Work request:
Up to and including the line containing "mlp_fused_kernel(const __grid_constant__ CUtensorMap", please reproduce the lines of the listing below, starting from the top.

Records shown:
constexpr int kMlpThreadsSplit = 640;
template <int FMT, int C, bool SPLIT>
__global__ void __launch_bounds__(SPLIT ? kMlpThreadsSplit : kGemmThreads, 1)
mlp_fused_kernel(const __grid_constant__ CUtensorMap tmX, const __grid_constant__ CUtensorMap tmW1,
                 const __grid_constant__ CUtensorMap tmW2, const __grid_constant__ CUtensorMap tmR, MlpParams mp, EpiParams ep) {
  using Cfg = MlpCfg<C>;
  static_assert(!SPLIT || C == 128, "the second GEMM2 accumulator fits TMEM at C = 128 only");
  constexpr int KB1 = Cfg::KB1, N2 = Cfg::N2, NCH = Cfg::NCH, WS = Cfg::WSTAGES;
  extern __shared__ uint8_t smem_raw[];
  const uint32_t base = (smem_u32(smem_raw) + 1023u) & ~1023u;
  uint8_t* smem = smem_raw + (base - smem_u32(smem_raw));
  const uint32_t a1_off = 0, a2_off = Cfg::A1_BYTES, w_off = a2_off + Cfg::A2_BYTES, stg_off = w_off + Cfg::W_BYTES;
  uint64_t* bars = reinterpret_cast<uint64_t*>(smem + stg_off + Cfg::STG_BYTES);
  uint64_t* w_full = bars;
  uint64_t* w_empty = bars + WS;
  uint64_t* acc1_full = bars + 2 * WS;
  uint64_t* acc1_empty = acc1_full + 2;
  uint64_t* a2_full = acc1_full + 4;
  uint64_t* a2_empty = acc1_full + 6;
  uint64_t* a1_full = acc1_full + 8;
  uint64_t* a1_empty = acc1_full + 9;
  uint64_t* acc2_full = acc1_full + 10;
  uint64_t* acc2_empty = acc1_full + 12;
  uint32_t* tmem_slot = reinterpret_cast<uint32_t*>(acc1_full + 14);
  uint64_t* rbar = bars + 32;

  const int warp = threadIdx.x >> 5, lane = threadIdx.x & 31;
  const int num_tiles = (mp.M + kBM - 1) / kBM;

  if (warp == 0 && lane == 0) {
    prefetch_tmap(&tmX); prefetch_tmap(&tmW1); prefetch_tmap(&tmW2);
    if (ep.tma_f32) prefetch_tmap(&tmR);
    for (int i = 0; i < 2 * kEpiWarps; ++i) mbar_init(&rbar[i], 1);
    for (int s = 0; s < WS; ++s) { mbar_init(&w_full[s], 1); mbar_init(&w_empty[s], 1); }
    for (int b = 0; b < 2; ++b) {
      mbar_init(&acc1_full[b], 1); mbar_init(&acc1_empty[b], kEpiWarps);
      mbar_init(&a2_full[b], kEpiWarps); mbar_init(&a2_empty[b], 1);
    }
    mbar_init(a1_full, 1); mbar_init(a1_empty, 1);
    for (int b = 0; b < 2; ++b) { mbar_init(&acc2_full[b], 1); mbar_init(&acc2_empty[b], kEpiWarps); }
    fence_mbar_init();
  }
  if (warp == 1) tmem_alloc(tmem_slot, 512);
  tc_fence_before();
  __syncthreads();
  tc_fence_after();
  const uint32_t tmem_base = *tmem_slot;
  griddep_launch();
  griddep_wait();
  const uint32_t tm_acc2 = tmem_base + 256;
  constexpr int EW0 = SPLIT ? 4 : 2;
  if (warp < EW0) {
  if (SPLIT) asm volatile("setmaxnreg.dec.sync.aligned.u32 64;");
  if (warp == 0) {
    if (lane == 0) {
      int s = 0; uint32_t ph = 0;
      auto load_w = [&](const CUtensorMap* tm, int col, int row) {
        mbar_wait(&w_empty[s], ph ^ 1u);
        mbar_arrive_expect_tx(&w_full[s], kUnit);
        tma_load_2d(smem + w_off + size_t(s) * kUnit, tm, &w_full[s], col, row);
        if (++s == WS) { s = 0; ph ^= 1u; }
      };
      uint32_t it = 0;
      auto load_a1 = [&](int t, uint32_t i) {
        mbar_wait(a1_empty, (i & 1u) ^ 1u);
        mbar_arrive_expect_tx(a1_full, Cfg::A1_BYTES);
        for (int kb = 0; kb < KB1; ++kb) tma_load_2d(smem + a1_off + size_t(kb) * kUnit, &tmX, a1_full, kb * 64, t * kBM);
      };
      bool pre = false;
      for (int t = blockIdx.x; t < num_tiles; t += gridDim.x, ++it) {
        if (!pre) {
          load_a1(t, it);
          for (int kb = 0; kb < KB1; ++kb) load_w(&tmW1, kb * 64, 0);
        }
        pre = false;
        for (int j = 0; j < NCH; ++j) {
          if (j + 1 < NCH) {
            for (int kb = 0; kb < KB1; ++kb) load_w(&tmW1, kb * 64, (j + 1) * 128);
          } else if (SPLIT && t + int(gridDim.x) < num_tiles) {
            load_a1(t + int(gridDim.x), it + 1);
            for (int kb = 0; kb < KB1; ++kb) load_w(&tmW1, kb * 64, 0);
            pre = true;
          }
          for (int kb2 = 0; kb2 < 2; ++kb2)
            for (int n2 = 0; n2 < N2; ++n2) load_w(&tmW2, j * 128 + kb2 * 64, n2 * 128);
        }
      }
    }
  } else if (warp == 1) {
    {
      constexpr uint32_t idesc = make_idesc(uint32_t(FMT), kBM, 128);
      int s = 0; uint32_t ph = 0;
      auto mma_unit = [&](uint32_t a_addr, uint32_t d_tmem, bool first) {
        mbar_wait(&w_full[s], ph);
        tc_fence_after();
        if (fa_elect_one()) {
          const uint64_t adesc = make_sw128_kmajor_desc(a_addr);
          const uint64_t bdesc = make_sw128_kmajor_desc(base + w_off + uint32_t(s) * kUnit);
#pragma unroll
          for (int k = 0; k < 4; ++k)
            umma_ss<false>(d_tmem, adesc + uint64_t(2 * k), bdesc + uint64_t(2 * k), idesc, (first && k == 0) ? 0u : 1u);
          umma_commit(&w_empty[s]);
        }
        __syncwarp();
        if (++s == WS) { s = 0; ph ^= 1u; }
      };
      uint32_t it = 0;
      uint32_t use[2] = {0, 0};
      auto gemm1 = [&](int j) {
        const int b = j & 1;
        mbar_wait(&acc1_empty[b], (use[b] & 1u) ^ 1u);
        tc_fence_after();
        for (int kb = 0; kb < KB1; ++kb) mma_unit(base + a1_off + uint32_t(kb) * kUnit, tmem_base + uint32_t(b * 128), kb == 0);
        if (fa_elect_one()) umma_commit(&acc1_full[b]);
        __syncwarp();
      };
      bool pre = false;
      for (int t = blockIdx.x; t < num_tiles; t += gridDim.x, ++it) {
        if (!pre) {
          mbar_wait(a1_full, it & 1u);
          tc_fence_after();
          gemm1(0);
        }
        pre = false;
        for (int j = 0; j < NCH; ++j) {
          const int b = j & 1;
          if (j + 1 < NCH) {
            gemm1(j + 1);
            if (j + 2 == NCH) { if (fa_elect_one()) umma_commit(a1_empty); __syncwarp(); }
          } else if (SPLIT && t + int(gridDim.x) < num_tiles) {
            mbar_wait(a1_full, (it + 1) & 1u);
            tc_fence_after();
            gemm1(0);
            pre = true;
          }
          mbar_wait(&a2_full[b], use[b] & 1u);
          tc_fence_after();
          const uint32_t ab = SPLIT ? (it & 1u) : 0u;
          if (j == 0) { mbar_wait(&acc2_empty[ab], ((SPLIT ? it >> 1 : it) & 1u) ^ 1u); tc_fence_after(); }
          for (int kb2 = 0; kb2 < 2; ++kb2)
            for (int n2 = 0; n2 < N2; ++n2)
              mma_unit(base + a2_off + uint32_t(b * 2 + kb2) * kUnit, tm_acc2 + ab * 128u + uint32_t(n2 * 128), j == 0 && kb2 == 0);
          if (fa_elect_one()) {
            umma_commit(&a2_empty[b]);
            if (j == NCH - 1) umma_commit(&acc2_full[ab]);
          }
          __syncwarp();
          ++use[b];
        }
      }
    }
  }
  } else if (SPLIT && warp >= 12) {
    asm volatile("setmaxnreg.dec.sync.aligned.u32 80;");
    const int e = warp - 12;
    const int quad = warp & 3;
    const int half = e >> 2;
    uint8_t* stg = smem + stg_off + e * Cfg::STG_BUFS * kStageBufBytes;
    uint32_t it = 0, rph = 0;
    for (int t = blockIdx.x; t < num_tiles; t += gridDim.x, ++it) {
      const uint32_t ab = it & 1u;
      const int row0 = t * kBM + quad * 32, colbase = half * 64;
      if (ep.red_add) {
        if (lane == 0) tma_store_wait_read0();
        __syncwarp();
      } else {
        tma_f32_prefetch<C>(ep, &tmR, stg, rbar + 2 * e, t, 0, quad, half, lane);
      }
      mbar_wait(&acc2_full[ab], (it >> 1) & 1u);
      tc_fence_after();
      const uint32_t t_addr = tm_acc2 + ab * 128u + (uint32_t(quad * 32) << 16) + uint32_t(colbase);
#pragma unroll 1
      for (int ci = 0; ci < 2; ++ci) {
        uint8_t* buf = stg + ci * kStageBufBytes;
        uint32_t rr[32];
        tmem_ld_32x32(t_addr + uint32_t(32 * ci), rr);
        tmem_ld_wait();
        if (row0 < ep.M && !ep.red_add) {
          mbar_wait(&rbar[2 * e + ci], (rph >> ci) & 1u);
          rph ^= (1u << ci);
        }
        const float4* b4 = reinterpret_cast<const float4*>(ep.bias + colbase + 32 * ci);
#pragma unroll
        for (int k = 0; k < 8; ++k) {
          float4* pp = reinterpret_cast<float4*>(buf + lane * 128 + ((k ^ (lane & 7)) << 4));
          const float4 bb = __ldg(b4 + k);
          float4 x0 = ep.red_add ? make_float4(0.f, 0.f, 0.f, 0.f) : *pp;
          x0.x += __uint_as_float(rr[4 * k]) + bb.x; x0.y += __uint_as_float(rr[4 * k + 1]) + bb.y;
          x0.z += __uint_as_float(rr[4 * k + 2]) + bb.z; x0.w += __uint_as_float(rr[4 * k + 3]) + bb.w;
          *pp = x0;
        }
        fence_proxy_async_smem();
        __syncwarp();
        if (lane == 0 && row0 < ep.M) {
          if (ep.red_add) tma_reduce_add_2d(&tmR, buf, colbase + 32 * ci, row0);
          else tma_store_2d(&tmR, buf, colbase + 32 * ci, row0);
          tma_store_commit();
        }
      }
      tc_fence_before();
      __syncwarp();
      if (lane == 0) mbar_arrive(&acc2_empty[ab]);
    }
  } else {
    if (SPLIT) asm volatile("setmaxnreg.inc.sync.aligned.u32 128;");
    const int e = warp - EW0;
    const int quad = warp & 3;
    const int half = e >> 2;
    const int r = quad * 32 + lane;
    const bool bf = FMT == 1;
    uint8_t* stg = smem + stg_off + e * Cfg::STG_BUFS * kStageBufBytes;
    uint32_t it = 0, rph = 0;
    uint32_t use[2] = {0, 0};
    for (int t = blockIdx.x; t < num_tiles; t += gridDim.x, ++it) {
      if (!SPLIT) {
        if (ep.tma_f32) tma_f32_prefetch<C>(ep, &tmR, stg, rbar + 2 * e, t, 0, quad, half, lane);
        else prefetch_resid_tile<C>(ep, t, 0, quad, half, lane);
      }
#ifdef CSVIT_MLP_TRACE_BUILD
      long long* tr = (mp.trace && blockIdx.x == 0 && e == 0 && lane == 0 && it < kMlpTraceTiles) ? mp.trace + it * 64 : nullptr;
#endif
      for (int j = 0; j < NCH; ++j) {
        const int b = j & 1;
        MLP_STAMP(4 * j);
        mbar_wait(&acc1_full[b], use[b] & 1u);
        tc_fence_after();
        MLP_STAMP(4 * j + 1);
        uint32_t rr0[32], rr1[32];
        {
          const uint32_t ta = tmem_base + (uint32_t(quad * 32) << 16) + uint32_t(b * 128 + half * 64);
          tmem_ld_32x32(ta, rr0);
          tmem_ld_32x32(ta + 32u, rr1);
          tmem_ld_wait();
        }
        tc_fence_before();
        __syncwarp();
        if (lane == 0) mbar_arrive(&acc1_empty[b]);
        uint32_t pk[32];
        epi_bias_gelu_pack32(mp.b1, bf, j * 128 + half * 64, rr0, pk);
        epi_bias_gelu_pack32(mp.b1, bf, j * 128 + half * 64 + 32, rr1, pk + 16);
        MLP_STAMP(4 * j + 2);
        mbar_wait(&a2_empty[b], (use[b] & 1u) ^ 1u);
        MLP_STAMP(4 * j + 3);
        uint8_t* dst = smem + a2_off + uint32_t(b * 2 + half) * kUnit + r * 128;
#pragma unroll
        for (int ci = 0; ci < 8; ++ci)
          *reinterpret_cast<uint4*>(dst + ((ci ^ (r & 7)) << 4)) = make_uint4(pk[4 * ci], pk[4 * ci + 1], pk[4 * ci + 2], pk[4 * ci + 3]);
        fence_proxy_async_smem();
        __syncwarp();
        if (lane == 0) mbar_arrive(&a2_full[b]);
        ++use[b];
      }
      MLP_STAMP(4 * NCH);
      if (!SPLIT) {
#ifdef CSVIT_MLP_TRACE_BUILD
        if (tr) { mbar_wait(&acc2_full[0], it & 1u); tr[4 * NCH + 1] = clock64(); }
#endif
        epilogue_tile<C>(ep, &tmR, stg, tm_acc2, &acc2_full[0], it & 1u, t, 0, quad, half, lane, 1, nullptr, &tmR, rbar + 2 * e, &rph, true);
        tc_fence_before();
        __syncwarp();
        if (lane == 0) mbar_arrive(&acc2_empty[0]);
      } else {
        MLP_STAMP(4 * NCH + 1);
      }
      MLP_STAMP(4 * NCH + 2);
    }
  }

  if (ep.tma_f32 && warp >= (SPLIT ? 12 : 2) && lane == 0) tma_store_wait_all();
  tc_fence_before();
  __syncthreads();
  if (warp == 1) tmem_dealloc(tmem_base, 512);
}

Answer space:
constexpr int kMlpThreadsSplit = 640;
template <int FMT, int C, bool SPLIT>
__global__ void __launch_bounds__(SPLIT ? kMlpThreadsSplit : kGemmThreads, 1)
mlp_fused_kernel(const __grid_constant__ CUtensorMap tmX, const __grid_constant__ CUtensorMap tmW1,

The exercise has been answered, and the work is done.